### What the exercise asks
From the data that follows, print exactly the lines starting at the one containing "-1816,6 +1817,32 @@" and ending at the one containing "0.0) || tab"; include both of them and nothing more.

### Dataset content
────────────────────

diff --git a/reduce-complexity-for-intra-coding-of-vvc_amd/csrc/vvcx_api.hip b/reduce-complexity-for-intra-coding-of-vvc_amd/csrc/vvcx_api.hip
--- a/reduce-complexity-for-intra-coding-of-vvc_amd/csrc/vvcx_api.hip
+++ b/reduce-complexity-for-intra-coding-of-vvc_amd/csrc/vvcx_api.hip
@@ -45,6 +45,7 @@
 extern "C" __global__ void vvcx_deblock_kernel_u16(VxDeblockParams p);
 extern "C" __global__ void vvcx_jccr_sign_kernel_u8(VxFrameDev *frames, int wc, int hc);
 extern "C" __global__ void vvcx_jccr_sign_kernel_u16(VxFrameDev *frames, int wc, int hc);
+extern "C" __global__ void vvcx_leaf_dq_batch_kernel(VxParams p, const uint16_t *ctx, int16_t *coef, uint8_t *nodes, int n, int w, int h, int comp, int cbf_cb, int zo, int lfnst, int tab, int *abs_out);
 extern "C" __global__ void vvcx_leaf_dq_kernel(VxParams p, const uint16_t *ctx, const int16_t *org, int16_t *rec, int16_t *lev, int32_t *tmp, int w, int h, int qp, int comp, int mts, int cbf_cb, unsigned long long *out, int lf, int lfdir);
 extern "C" __global__ void vvcx_leaf_ts_kernel(VxParams p, const uint16_t *ctx, const int16_t *resi, int16_t *lev, int16_t *resi_out, int32_t *tmp, int w, int h, int qp, int *out, unsigned long long *bits);
 extern "C" __global__ void vvcx_lmcs_map_kernel_u8(const uint8_t *src, uint8_t *dst, int w, int h, int stride, const int16_t *lut);
@@ -1816,6 +1817,32 @@
   return depquant_batch_impl(org, pred, w, h, bit_depth, qp, comp, 0, cbf_cb, lambda, s0, s1, n, lev, rec, sse, cbf, device, lfnst_idx, intra_dir);
 }
 
+extern "C" int vvcx_leaf_dq_batch(const int16_t *coef, int w, int h, int bit_depth, int qp, int comp, int cbf_cb, double lambda, const uint16_t *s0, const uint16_t *s1, int n,
+                                  int zero_out, int lfnst, int tab, int16_t *lev, int32_t *abs_sum, int device)
+{
+  if (!coef || !lev || !abs_sum || !s0 || !s1 || n < 0 || n > 16 || !pow2_block(w, h) || (bit_depth != 8 && bit_depth != 10) || qp < 0 || qp > 75 || comp < 0 || comp > 2 ||
+      !(lambda > 0.0) || tab < 0 || tab > 2 || (zero_out && comp != 0)) return fail(VVCX_ERR_ARG, "bad argument");
+  const int total = (w < 32 ? w : 32) * (h < 32 ? h : 32);
+  if ((tab == 2 ? VXD_DQ_LEAF_ROOM2 : VXD_DQ_LEAF_ROOM01 - (tab == 1 ? VXD_DQ_LEAF_TAB : 0)) < 240 + 2 * total) return fail(VVCX_ERR_ARG, "block too big for this table mode");
+  if (n == 0) return VVCX_OK;
+  ON_DEVICE(device);
+  const size_t elems = (size_t) n * w * h;
+  DevBuf<int16_t> dcoef; DevBuf<uint16_t> dctx; DevBuf<VxDqConst> dtab; DevBuf<uint8_t> dnodes; DevBuf<int32_t> dabs;
+  HIPCHK(dcoef.alloc(elems)); HIPCHK(dctx.alloc(2 * VXD_NUM_CTX)); HIPCHK(dtab.alloc(48)); HIPCHK(dnodes.alloc((size_t) n * 4 * total)); HIPCHK(dabs.alloc(16));
+  HIPCHK(hipMemcpy(dcoef.p, coef, elems * 2, hipMemcpyHostToDevice));
+  { uint16_t kept[2 * VXD_NUM_CTX]; ctx_from_reference_order(s0, s1, kept); HIPCHK(hipMemcpy(dctx.p, kept, sizeof kept, hipMemcpyHostToDevice)); }
+  VxDqConst tabq[48]; memset(tabq, 0, sizeof tabq);
+  for (int lsum = 2; lsum <= 12; lsum++) tabq[comp * 16 + lsum] = dq_consts_of(lsum, bit_depth, qp, lambda);
+  HIPCHK(hipMemcpy(dtab.p, tabq, sizeof tabq, hipMemcpyHostToDevice));
+  VxParams p; memset(&p, 0, sizeof p);
+  p.bit_depth = bit_depth; p.tools = VVCX_TOOL_DEPQUANT; p.dq_consts = dtab.p;
+  hipLaunchKernelGGL(vvcx_leaf_dq_batch_kernel, dim3(1), dim3(VXD_NT), 0, 0, p, dctx.p, dcoef.p, dnodes.p, n, w, h, comp, cbf_cb, zero_out, (w >= 4 && h >= 4) ? lfnst : 0, tab, dabs.p);
+  HIPCHK(hipGetLastError());
+  HIPCHK(hipMemcpy(lev, dcoef.p, elems * 2, hipMemcpyDeviceToHost));
+  HIPCHK(hipMemcpy(abs_sum, dabs.p, (size_t) n * 4, hipMemcpyDeviceToHost));
+  return VVCX_OK;
+}
+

────────────────────

### Final answer
@@ -1816,6 +1817,32 @@
   return depquant_batch_impl(org, pred, w, h, bit_depth, qp, comp, 0, cbf_cb, lambda, s0, s1, n, lev, rec, sse, cbf, device, lfnst_idx, intra_dir);
 }
 
+extern "C" int vvcx_leaf_dq_batch(const int16_t *coef, int w, int h, int bit_depth, int qp, int comp, int cbf_cb, double lambda, const uint16_t *s0, const uint16_t *s1, int n,
+                                  int zero_out, int lfnst, int tab, int16_t *lev, int32_t *abs_sum, int device)
+{
+  if (!coef || !lev || !abs_sum || !s0 || !s1 || n < 0 || n > 16 || !pow2_block(w, h) || (bit_depth != 8 && bit_depth != 10) || qp < 0 || qp > 75 || comp < 0 || comp > 2 ||
+      !(lambda > 0.0) || tab < 0 || tab > 2 || (zero_out && comp != 0)) return fail(VVCX_ERR_ARG, "bad argument");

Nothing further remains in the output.